## [SOURCE DATA]
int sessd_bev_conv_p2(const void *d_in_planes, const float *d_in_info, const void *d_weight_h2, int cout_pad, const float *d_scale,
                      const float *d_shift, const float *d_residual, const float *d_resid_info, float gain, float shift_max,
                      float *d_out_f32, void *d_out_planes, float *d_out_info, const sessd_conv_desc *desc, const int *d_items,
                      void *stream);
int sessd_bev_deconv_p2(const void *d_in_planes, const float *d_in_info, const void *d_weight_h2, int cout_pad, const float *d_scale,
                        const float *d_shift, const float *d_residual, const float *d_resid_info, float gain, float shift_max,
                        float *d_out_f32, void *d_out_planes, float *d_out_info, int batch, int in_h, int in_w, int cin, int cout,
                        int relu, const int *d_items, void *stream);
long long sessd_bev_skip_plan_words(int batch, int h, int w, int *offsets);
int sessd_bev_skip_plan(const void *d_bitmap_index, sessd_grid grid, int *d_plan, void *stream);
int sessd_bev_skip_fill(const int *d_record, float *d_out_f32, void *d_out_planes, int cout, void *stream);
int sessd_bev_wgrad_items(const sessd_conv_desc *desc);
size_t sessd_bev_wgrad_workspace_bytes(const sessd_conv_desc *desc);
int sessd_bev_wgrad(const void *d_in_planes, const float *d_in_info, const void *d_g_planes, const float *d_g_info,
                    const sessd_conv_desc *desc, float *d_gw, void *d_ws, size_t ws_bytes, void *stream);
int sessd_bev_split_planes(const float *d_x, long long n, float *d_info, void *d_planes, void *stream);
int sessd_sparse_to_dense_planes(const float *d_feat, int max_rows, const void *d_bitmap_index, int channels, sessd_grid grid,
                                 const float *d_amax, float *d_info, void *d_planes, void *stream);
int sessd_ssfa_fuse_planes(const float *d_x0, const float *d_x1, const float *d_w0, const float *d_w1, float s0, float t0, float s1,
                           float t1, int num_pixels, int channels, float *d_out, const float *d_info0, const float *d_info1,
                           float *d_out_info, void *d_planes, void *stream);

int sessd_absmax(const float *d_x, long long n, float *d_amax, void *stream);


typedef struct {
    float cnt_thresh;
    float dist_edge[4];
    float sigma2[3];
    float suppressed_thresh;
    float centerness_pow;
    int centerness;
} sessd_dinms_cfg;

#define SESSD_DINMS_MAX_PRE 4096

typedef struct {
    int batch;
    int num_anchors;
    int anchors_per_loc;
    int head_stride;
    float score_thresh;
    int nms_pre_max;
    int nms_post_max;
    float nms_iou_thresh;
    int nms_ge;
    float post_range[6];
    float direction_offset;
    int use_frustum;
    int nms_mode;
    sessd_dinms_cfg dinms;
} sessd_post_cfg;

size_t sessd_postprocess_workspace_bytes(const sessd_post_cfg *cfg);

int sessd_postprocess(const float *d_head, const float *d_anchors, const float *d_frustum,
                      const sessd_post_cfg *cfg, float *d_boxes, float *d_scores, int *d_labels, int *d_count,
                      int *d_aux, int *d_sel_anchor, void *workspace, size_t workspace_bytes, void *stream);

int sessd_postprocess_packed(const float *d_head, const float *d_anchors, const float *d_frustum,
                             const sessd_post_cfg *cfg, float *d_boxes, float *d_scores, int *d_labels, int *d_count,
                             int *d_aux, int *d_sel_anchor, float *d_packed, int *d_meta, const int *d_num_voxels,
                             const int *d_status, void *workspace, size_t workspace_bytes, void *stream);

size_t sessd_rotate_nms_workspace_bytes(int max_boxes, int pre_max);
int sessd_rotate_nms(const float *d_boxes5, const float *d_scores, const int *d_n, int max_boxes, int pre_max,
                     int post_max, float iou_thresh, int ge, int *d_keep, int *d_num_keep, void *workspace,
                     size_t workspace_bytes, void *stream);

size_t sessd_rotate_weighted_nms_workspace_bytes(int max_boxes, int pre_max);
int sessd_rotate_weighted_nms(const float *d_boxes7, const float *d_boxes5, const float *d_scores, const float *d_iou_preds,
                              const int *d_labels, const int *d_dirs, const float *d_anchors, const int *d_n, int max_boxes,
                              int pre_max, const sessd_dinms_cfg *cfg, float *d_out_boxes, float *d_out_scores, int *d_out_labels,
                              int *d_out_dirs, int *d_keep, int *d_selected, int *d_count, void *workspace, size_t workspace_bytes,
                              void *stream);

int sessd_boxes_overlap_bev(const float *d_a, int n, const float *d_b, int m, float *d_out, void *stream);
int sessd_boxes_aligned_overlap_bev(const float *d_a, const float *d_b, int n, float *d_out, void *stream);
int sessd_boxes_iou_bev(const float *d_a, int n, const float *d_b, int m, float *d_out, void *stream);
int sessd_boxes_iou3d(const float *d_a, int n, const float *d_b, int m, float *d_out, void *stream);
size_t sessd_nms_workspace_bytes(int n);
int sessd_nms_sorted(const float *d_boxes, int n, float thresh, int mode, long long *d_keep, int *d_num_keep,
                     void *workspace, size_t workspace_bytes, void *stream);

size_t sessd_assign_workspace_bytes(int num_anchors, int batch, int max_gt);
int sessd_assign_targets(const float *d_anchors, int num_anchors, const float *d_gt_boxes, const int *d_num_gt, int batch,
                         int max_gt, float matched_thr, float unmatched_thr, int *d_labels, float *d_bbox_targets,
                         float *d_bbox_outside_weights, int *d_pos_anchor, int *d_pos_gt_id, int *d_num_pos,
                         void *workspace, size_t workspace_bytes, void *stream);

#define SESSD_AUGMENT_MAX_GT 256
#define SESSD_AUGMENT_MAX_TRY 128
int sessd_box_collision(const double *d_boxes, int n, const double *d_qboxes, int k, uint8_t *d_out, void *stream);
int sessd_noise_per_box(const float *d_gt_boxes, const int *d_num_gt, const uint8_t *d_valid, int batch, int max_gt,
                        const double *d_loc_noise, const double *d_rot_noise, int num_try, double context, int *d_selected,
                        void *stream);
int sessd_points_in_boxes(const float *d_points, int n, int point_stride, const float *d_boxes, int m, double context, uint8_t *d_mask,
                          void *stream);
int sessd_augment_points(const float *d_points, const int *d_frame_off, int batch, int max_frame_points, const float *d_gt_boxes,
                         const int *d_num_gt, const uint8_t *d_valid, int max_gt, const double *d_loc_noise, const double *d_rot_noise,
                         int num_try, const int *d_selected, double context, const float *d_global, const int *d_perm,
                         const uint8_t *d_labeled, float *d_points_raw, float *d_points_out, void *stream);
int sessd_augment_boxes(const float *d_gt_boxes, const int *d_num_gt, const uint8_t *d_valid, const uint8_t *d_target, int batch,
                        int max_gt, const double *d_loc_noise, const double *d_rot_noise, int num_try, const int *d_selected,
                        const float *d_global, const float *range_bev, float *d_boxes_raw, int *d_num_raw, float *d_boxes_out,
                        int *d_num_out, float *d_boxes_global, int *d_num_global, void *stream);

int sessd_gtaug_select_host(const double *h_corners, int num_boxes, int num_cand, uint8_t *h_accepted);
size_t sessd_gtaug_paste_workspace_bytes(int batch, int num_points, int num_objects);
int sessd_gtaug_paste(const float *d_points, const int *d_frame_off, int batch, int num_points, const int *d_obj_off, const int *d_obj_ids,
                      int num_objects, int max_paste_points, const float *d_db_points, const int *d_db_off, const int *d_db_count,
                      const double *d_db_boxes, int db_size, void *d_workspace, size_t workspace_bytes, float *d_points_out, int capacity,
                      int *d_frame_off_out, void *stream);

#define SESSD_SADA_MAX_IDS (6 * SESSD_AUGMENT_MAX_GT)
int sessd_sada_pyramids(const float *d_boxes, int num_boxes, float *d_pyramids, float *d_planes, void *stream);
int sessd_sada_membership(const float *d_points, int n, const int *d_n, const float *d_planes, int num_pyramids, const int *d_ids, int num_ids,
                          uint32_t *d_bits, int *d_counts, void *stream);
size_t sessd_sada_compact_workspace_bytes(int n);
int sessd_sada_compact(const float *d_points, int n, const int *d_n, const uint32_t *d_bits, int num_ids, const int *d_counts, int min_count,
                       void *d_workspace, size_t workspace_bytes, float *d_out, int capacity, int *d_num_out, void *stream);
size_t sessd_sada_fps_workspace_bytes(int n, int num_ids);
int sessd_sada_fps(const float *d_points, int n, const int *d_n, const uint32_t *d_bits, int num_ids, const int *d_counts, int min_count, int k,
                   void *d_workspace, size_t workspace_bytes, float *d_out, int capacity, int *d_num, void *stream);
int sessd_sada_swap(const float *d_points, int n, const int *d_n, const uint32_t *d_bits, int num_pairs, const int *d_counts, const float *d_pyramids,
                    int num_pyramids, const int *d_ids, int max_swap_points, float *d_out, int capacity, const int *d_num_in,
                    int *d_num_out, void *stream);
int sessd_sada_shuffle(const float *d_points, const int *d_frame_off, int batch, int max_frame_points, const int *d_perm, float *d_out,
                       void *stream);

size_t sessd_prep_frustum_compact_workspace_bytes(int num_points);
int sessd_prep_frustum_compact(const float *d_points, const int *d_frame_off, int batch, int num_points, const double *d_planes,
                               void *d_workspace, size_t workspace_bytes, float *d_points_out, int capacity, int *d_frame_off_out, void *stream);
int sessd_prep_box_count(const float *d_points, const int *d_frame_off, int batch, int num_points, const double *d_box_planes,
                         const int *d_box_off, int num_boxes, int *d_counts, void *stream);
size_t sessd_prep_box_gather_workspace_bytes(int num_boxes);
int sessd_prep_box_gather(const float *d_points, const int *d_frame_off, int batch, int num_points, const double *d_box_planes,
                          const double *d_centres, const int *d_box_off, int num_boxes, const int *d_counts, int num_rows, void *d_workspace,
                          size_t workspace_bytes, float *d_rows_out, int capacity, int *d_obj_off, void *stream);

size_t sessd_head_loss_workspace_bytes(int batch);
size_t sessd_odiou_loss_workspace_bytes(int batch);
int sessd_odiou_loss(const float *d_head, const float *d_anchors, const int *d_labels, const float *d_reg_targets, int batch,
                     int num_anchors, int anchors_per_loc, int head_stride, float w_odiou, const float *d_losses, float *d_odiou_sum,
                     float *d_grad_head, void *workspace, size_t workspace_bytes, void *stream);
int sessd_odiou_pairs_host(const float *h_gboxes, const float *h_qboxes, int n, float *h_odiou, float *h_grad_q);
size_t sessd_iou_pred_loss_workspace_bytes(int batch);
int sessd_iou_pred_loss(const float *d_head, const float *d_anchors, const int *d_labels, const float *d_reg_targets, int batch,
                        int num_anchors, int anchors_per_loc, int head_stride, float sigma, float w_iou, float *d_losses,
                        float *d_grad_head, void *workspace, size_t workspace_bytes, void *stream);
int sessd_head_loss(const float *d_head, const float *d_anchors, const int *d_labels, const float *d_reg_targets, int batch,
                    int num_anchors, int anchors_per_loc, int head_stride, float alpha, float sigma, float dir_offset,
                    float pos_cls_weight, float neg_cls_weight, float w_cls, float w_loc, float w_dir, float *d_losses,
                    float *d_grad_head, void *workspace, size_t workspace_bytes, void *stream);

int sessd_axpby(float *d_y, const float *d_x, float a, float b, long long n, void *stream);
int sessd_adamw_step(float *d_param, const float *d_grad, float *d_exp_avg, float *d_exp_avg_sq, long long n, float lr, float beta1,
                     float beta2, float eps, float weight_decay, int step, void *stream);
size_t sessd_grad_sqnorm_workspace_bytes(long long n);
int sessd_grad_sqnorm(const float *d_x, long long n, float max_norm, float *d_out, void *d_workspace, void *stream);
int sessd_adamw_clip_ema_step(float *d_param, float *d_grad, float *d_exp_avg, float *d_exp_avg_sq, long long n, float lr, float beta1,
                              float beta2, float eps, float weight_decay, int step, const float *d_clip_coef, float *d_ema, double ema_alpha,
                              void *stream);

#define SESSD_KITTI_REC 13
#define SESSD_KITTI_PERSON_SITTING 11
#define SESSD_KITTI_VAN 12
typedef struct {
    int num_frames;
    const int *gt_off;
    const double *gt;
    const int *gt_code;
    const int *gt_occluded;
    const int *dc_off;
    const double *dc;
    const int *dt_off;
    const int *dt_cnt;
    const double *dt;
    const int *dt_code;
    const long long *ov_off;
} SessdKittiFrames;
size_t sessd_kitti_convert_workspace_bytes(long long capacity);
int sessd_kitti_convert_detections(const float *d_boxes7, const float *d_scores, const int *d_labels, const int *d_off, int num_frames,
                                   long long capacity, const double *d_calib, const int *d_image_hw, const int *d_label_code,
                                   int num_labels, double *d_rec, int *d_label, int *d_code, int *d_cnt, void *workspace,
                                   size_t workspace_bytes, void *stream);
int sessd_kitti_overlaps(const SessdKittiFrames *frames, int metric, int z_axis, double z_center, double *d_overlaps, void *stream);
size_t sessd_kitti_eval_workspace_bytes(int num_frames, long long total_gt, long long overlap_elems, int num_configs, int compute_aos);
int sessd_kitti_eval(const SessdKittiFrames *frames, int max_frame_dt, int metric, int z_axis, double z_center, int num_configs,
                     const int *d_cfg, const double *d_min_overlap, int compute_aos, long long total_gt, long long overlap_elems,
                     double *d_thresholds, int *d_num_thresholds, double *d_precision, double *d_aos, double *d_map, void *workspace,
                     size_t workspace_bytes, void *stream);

## [WHAT IS REQUIRED]
From the opening line of the data above, please print each line as written up to and including the line that contains "float *d_out_f32, void *d_out_planes, float *d_out_info, int", and nothing more.

## [THE COMPLETED TASK]
int sessd_bev_conv_p2(const void *d_in_planes, const float *d_in_info, const void *d_weight_h2, int cout_pad, const float *d_scale,
                      const float *d_shift, const float *d_residual, const float *d_resid_info, float gain, float shift_max,
                      float *d_out_f32, void *d_out_planes, float *d_out_info, const sessd_conv_desc *desc, const int *d_items,
                      void *stream);
int sessd_bev_deconv_p2(const void *d_in_planes, const float *d_in_info, const void *d_weight_h2, int cout_pad, const float *d_scale,
                        const float *d_shift, const float *d_residual, const float *d_resid_info, float gain, float shift_max,
                        float *d_out_f32, void *d_out_planes, float *d_out_info, int batch, int in_h, int in_w, int cin, int cout,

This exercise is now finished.